Daqui resulta igualmente que o despacho recorrido deve ser anulado na medida em que julgou improcedente o pedido dos recorrentes de anulação das decisões expressas nas cartas mencionadas no n.o 8 do presente acórdão, uma vez que a improcedência deste pedido se baseia exclusivamente na inadmissibilidade do pedido dos recorrentes de anulação das notas controvertidas.

60

Nestas condições, não é necessário examinar o segundo e terceiro fundamentos, na medida em que estes não são, em todo o caso, suscetíveis de conduzir a uma anulação mais ampla do despacho recorrido.

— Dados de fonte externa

# HakimNessah/th_rl

Hardware: AMD Instinct MI355X
Metric: env-steps/sec, 2-agent PD x 1M parallel games (higher is better)
Workload: dtype f32

## Files before the change

### th_rl_amd/csrc/thrl_wave_kernel.h

```cpp
#pragma once
#include <type_traits>
#include <utility>
#include "thrl_kernels.h"
#include "thrl_wave_lut.h"

#ifndef THRL_ABLATE
#define THRL_ABLATE 0
#endif

namespace thrl {

constexpr int kAblate = THRL_ABLATE;

typedef unsigned int v2u __attribute__((ext_vector_type(2)));

__device__ __forceinline__ v2u pack_halves(unsigned a, unsigned b) {
    return __builtin_amdgcn_permlane32_swap(a, b, false, false);
}

__device__ __forceinline__ unsigned lds_addr(const void* p) {
    return (unsigned)(uintptr_t)(__attribute__((address_space(3))) const void*)p;
}
template <typename QT>
__device__ __forceinline__ QT lds_load(unsigned addr) {
    typedef __attribute__((address_space(3))) QT lds_t;
    return *(const lds_t*)(uintptr_t)addr;
}
template <typename QT>
__device__ __forceinline__ void lds_store(unsigned addr, QT v) {
    typedef __attribute__((address_space(3))) QT lds_t;
    *(lds_t*)(uintptr_t)addr = v;
}

__device__ __forceinline__ void lds_inc(unsigned addr) {
    typedef unsigned __attribute__((may_alias)) u32_alias;
    typedef __attribute__((address_space(3))) u32_alias lds_u32;
    __hip_atomic_fetch_add((lds_u32*)(uintptr_t)addr, 1u, __ATOMIC_RELAXED, __HIP_MEMORY_SCOPE_WAVEFRONT);
}
__device__ __forceinline__ void lds_zero8(unsigned addr) {
    typedef unsigned long long __attribute__((may_alias)) u64_alias;
    typedef __attribute__((address_space(3))) u64_alias lds_u64;
    *(lds_u64*)(uintptr_t)addr = 0ull;
}

__device__ __forceinline__ unsigned bperm(unsigned byte_sel, unsigned v) {
    return (unsigned)__builtin_amdgcn_ds_bpermute((int)byte_sel, (int)v);
}

template <int CTRL>
__device__ __forceinline__ double dpp_mov64(double v) {
    const int lo = __double2loint(v), hi = __double2hiint(v);
    return __hiloint2double(__builtin_amdgcn_update_dpp(hi, hi, CTRL, 0xF, 0xF, false),
                            __builtin_amdgcn_update_dpp(lo, lo, CTRL, 0xF, 0xF, false));
}
template <int CTRL>
__device__ __forceinline__ uint32_t dpp_mov32(uint32_t v) {
    return (uint32_t)__builtin_amdgcn_update_dpp((int)v, (int)v, CTRL, 0xF, 0xF, false);
}
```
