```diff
+          sat |= !diag && fkey_lat(kk) == LAT32_SAT;
+          l = diag ? d_lat : (uint64_t)fkey_lat(kk);
+          f = diag ? d_loss : __uint_as_float(fkey_loss_bits(kk));
+        };
+#pragma unroll
+        for (int k = 0; k < OU; k++) {
+          const uint32_t j = (tt + (uint32_t)k * NT) * 4;
+          if (j < n_used) {
+            uint64_t l0, l1, l2, l3;
+            float f0, f1, f2, f3;
+            cell(j, uv[k][0], l0, f0);
+            cell(j + 1, uv[k][1], l1, f1);
+            cell(j + 2, uv[k][2], l2, f2);
+            cell(j + 3, uv[k][3], l3, f3);
+            st_lat2(j, l0, l1);
+            st_lat2(j + 2, l2, l3);
+            st_loss4(j, f0, f1, f2, f3);
+          }
+        }
       };
-#pragma unroll
-      for (int k = 0; k < OU; k++) {
-        const uint32_t j = (tt + (uint32_t)k * NT) * 4;
-        if (j < n_used) {
-          uint64_t l0, l1, l2, l3;
-          float f0, f1, f2, f3;
-          cell(j, uv[k][0], l0, f0);
-          cell(j + 1, uv[k][1], l1, f1);
-          cell(j + 2, uv[k][2], l2, f2);
-          cell(j + 3, uv[k][3], l3, f3);
-          st_lat2(j, l0, l1);
-          st_lat2(j + 2, l2, l3);
-          st_loss4(j, f0, f1, f2, f3);
-        }
+      if constexpr (FLAG) {
+        out_groups(std::integral_constant<int, 2>());
+      } else {
+        if (ident) out_groups(std::integral_constant<int, 1>());
+        else out_groups(std::integral_constant<int, 0>());
       }
       for (uint32_t j = (tt + OU * NT) * 4; j < n_used; j += NT * 4) {
         uint64_t l0, l1, l2, l3;
@@ -722,6 +865,7 @@
         st_loss4(j, f0, f1, f2, f3);
       }
     } else {
+      if constexpr (!FLAG) issue_held();
       for (uint32_t j = tid; j < n_used; j += NT) {
         uint64_t l;
         float f;
@@ -745,12 +889,11 @@
     }
     if (dg) {
       diag[bi * SSSP_DIAG_WORDS + 0] = c_search - c_start;
-      diag[bi * SSSP_DIAG_WORDS + 1] = clock64() - c_search;
+      diag[bi * SSSP_DIAG_WORDS + 1] = clock64() - c_out;
       diag[bi * SSSP_DIAG_WORDS + 3] = n_adv | ((unsigned long long)chain << 22) | ((c_setup - c_start) << 24);
-      diag[bi * SSSP_DIAG_WORDS + 8] = c_init - c_list;
-      diag[bi * SSSP_DIAG_WORDS + 9] = c_list - c_start;
-      diag[bi * SSSP_DIAG_WORDS + 10] = c_bar - c_list;
-      diag[bi * SSSP_DIAG_WORDS + 11] = c_g0 - c_bar;
+      diag[bi * SSSP_DIAG_WORDS + 8] = c_g0 - c_start;
+      diag[bi * SSSP_DIAG_WORDS + 10] = c_out - c_issue;
+      diag[bi * SSSP_DIAG_WORDS + 11] = c_bar - c_list;
       diag[bi * SSSP_DIAG_WORDS + 12] = c_setup - c_g0;
     }
     if constexpr (FLAG) {
```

Quanto aos recursos no Tribunal Geral

61

Em conformidade com o disposto no artigo 61.o, primeiro parágrafo, do Estatuto do Tribunal de Justiça da União Europeia, quando o Tribunal de Justiça anula a decisão do Tribunal Geral, pode decidir definitivamente o litígio, se este estiver em condições de ser julgado, ou remeter o processo ao Tribunal Geral, para julgamento.

62

Em primeiro lugar, uma vez que o Parlamento apenas sustentou, através das exceções de inadmissibilidade suscitadas no Tribunal Geral, que os recursos de anulação interpostos pelos recorrentes eram inadmissíveis pelo facto de as notas controvertidas constituírem atos preparatórios, cumpre, pelas razões enunciadas nos n.os 41 a 57 do presente acórdão, rejeitar estas exceções de inadmissibilidade.

63

Em segundo lugar, uma vez que as apreciações do Tribunal Geral incidiram exclusivamente sobre a admissibilidade dos recursos e uma vez que este os julgou manifestamente inadmissíveis sem dar início à fase oral, o Tribunal de Justiça não dispõe dos elementos necessários para decidir definitivamente sobre os referidos recursos.

64

Por conseguinte, há que remeter os processos ao Tribunal Geral para que este se pronuncie sobre os pedidos dos recorrentes de anulação das notas controvertidas e das decisões expressas nas cartas mencionadas no n.o 8 do presente acórdão.

Quanto às despesas

65

Tendo os processos sido remetidos ao Tribunal Geral, importa reservar para final a decisão quanto às despesas.

 

Pelos fundamentos expostos, o Tribunal de Justiça (Primeira Secção) decide:

 

1)

O Despacho do Tribunal Geral da União Europeia de 3 de julho de 2020, Tognoli e o./Parlamento (T‑395/19, T‑396/19, T‑405/19, T‑408/19, T‑419/19, T‑423/19, T‑424/19, T‑428/19, T‑433/19, T‑437/19, T‑443/19, T‑455/19, T‑458/19 a T‑462/19, T‑464/19, T‑469/19 e T‑477/19, não publicado, EU:T:2020:302), é anulado na medida em que julgou improcedentes os pedidos apresentados por Carlo Tognoli e o. de anulação das Notas de 11 de abril de 2019, elaboradas pelo chefe de Unidade «Remunerações e Direitos Sociais dos Deputados» da Direção‑Geral de Finanças do Parlamento Europeu e relativas à adaptação do montante das pensões de que beneficiam, na sequência da entrada em vigor, em 1 de janeiro de 2019, da Decisão n.o 14/2018 do Ufficio di Presidenza della Camera dei deputati (Gabinete da Presidência da Câmara dos Deputados, Itália), bem como das Decisões do Parlamento Europeu expressas nas cartas de 20 de junho (processo T‑396/19), de 8 de julho (processos T‑405/19, T‑408/19, T‑443/19 e T‑464/19), de 15 de julho (processos T‑419/19, T‑433/19, T‑455/19, T‑458/19 a T‑462/19, T‑469/19 e T‑477/19) e de 23 de julho de 2019 (processos T‑395/19, T‑423/19, T‑424/19 e T‑428/19).

 

2)

As exceções de inadmissibilidade suscitadas pelo Parlamento Europeu no Tribunal Geral da União Europeia são rejeitadas.

 

3)

Os processos são remetidos ao Tribunal Geral da União Europeia para que este decida sobre os pedidos apresentados por Carlo Tognoli e o. de anulação dessas notas e dessas decisões.

 

4)

Reserva‑se para final a decisão quanto às despesas.

 

Assinaturas


( *1 ) Língua do processo: italiano.